▸ **Exercise details**:
Line by line, please look for the word "nmax" in the following records, then copy each line you find it in.
** Material supplied follows **
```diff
diff --git a/deepglobalregistration_amd/csrc/knn_prefilter.h b/deepglobalregistration_amd/csrc/knn_prefilter.h
--- a/deepglobalregistration_amd/csrc/knn_prefilter.h
+++ b/deepglobalregistration_amd/csrc/knn_prefilter.h
@@ -10,6 +10,10 @@
 #define DGR_KNN_SUB 2
 #endif
 constexpr int KNN_SUB = DGR_KNN_SUB;
+constexpr int KNN_HITS = 4;
+#ifndef DGR_KNN_RUNNING_BOUND
+#define DGR_KNN_RUNNING_BOUND 1
+#endif
 
 __device__ __forceinline__ unsigned short knn_f2bf(float x) {
   uint32_t u = __float_as_uint(x);
@@ -94,6 +98,8 @@
                     int slots_arg) {
   __shared__ bf16x8 sA[2][KNN_ST * 4 * 64];
   __shared__ __attribute__((aligned(16))) float sNb[2][KNN_ST * 32];
+  constexpr bool LISTS = PASS2 && !TOPK;
+  __shared__ int32_t sHit[LISTS ? 4 * KNN_HITS * 256 : 1];
   const int sub = TOPK ? sub_arg : KNN_SUB, slots = TOPK ? slots_arg : KNN_SLOTS;
   constexpr int NM = TOPK ? 16 : 1;
   const KnnPair d = B.p[blockIdx.z];
@@ -112,9 +118,14 @@
   const int h = lane >> 5;
   const int qb0 = (blockIdx.x * 4 + wave) * 4;
   bf16x8 bq[4][4];
-  float m[4][NM], thr[4];
+  float m[4][NM], thr[4], tau[4];
+  int n_hit[4];
+  bool live_q[4];
 #pragma unroll
   for (int u = 0; u < 4; ++u) {
+    tau[u] = 0.f;
+    n_hit[u] = 0;
+    live_q[u] = false;
     const int qb = min(qb0 + u, n_qblocks - 1);
 #pragma unroll
     for (int f = 0; f < 4; ++f) bq[u][f] = Q[((int64_t)qb * 4 + f) * 64 + lane];
@@ -129,6 +140,8 @@
       } else {
         const float nmax = __uint_as_float(nb_max[blockIdx.z]);
         thr[u] = live ? knn_unord(mt[q]) + KNN_TAU_C * (nap[(int64_t)d.qb0 * 32 + q] + nmax) : -__builtin_inff();
+        tau[u] = live ? KNN_TAU_C * (nap[(int64_t)d.qb0 * 32 + q] + nmax) : 0.f;
+        live_q[u] = live;
       }
     }
   }
@@ -138,6 +151,15 @@
   const int step = PASS2 ? 1 : sub;
   const int s_first = PASS2 ? s_begin : s_begin + min((int)(blockIdx.y % sub), max(s_end - s_begin - 1, 0));
   if (s_first >= s_end) return;
+  auto flush = [&](int u, int64_t q) {
+    if constexpr (LISTS) {
+      const int n = n_hit[u];
+      const int slot = atomicAdd(cand_cnt + q, n);
+      for (int k = 0; k < n; ++k)
+        if (slot + k < slots) cand[q * slots + slot + k] = sHit[(u * KNN_HITS + k) * 256 + tid];
+      n_hit[u] = 0;
+    }
+  };
   bf16x8 pre[KNN_ST];
   float pre_nb = 0.f;
   auto request = [&](int t0) {
@@ -194,14 +216,35 @@
             bm = fminf(bm, fminf(fminf(acc[u][e], acc[u][e + 1]), fminf(acc[u][e + 2], acc[u][e + 3])));
           if constexpr (!PASS2) {
             m[u][0] = fminf(m[u][0], bm);
-          } else if (!(bm > thr[u])) {
-            const int64_t q = (int64_t)(qb0 + u) * 32 + (lane & 31);
-#pragma unroll
-            for (int e = 0; e < 16; ++e) {
-              const int64_t i = knn_slot_row<TOPK>(knn_acc_slot(e, h), t, n_rtiles);
-              if (!(acc[u][e] > thr[u]) && q < N0 && i < N1 && qb0 + u < n_qblocks) {
-                const int slot = atomicAdd(cand_cnt + q, 1);
-                if (slot < slots) cand[q * slots + slot] = (int32_t)(i + d.r0);
+          } else if constexpr (TOPK) {
+            if (!(bm > thr[u])) {
+              const int64_t q = (int64_t)(qb0 + u) * 32 + (lane & 31);
+#pragma unroll
+              for (int e = 0; e < 16; ++e) {
+                const int64_t i = knn_slot_row<TOPK>(knn_acc_slot(e, h), t, n_rtiles);
+                if (!(acc[u][e] > thr[u]) && q < N0 && i < N1 && qb0 + u < n_qblocks) {
+                  const int slot = atomicAdd(cand_cnt + q, 1);
+                  if (slot < slots) cand[q * slots + slot] = (int32_t)(i + d.r0);
+                }
+              }
+            }
+          } else {
+            if constexpr (DGR_KNN_RUNNING_BOUND) thr[u] = fminf(thr[u], fminf(bm, __shfl_xor(bm, 32, 64)) + tau[u]);
+            if (!(bm > thr[u]) && live_q[u]) {
+              uint32_t hits = 0;
+#pragma unroll
+              for (int e = 0; e < 16; ++e) hits |= (uint32_t)(!(acc[u][e] > thr[u])) << e;
+              const int64_t q = (int64_t)(qb0 + u) * 32 + (lane & 31);
+              const int row0 = 4 * h * n_rtiles + t;
+              while (hits) {
+                const int e = __builtin_ctz(hits);
+                hits &= hits - 1;
+                const int i = ((e & 3) + 8 * (e >> 2)) * n_rtiles + row0;
+                if (i < d.n1) {
+                  if (n_hit[u] == KNN_HITS) flush(u, q);
+                  sHit[(u * KNN_HITS + n_hit[u]) * 256 + tid] = i + (int32_t)d.r0;
+                  ++n_hit[u];
+                }
               }
             }
           }
@@ -211,6 +254,11 @@
     if (st + step < s_end) deposit(buf ^ 1);
     __syncthreads();
     buf ^= 1;
+  }
+  if constexpr (LISTS) {
+#pragma unroll
+    for (int u = 0; u < 4; ++u)
+      if (n_hit[u] > 0) flush(u, (int64_t)(qb0 + u) * 32 + (lane & 31));
   }
   if constexpr (!PASS2) {
 #pragma unroll
@@ -255,7 +303,8 @@
     KnnPair &d = B.p[p];
     d.qb0 = n_qb;
     d.rt0 = n_rt;
-    const int qb = (d.n0 + 31) / 32, rt = (d.n1 + 31) / 32;
+    const int qb = (int)(((int64_t)d.n0 + 31) / 32), rt = (int)(((int64_t)d.n1 + 31) / 32);
+    DGR_REQUIRE((int64_t)rt * 32 <= (int64_t)INT32_MAX, "find_knn: pair %d: more than 2^31 - 32 references", p);
     n_qb += qb;
     n_rt += rt;
     P.qb_max = std::max(P.qb_max, qb);
diff --git a/deepglobalregistration_amd/ops.py b/deepglobalregistration_amd/ops.py
--- a/deepglobalregistration_amd/ops.py
+++ b/deepglobalregistration_amd/ops.py
@@ -237,6 +237,15 @@
     return (idx, dist) if return_distance else idx
 
 
+def debug_knn1_counters(device=None):
+    import ctypes as C
+    dev = torch.device(device) if device is not None else torch.device('cuda', torch.cuda.current_device())
+    out = (C.c_int32 * 64)()
+    n = C.c_int(0)
+    check(_lib.load().dgr_debug_knn1_counters(get_ctx(dev), out, 32, C.byref(n), stream_ptr(dev.index)))
+    return [(int(out[2 * p]), int(out[2 * p + 1])) for p in range(n.value)]
+
+
 KNN_MAX_K = 32
 
 
diff --git a/include/dgr_hip.h b/include/dgr_hip.h
--- a/include/dgr_hip.h
+++ b/include/dgr_hip.h
@@ -165,6 +165,8 @@
 int dgr_debug_smooth_l1(dgr_ctx *ctx, const float *X, const float *Y, int64_t n, float quantization_size,
                         float *per_point_out, dgr_stream stream);
 
+int dgr_debug_knn1_counters(dgr_ctx *ctx, int32_t *counters_out, int max_pairs, int *npairs_out, dgr_stream stream);
+
 int dgr_debug_conv_layer(dgr_ctx *ctx, dgr_net *net, int layer, const int32_t *coords, const float *in, int in_relu,
                          int64_t N, float *out, dgr_stream stream);
 
```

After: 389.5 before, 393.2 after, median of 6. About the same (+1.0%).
** End of Material supplied **
▸ **Response to the task**:
         const float nmax = __uint_as_float(nb_max[blockIdx.z]);
         thr[u] = live ? knn_unord(mt[q]) + KNN_TAU_C * (nap[(int64_t)d.qb0 * 32 + q] + nmax) : -__builtin_inff();
+        tau[u] = live ? KNN_TAU_C * (nap[(int64_t)d.qb0 * 32 + q] + nmax) : 0.f;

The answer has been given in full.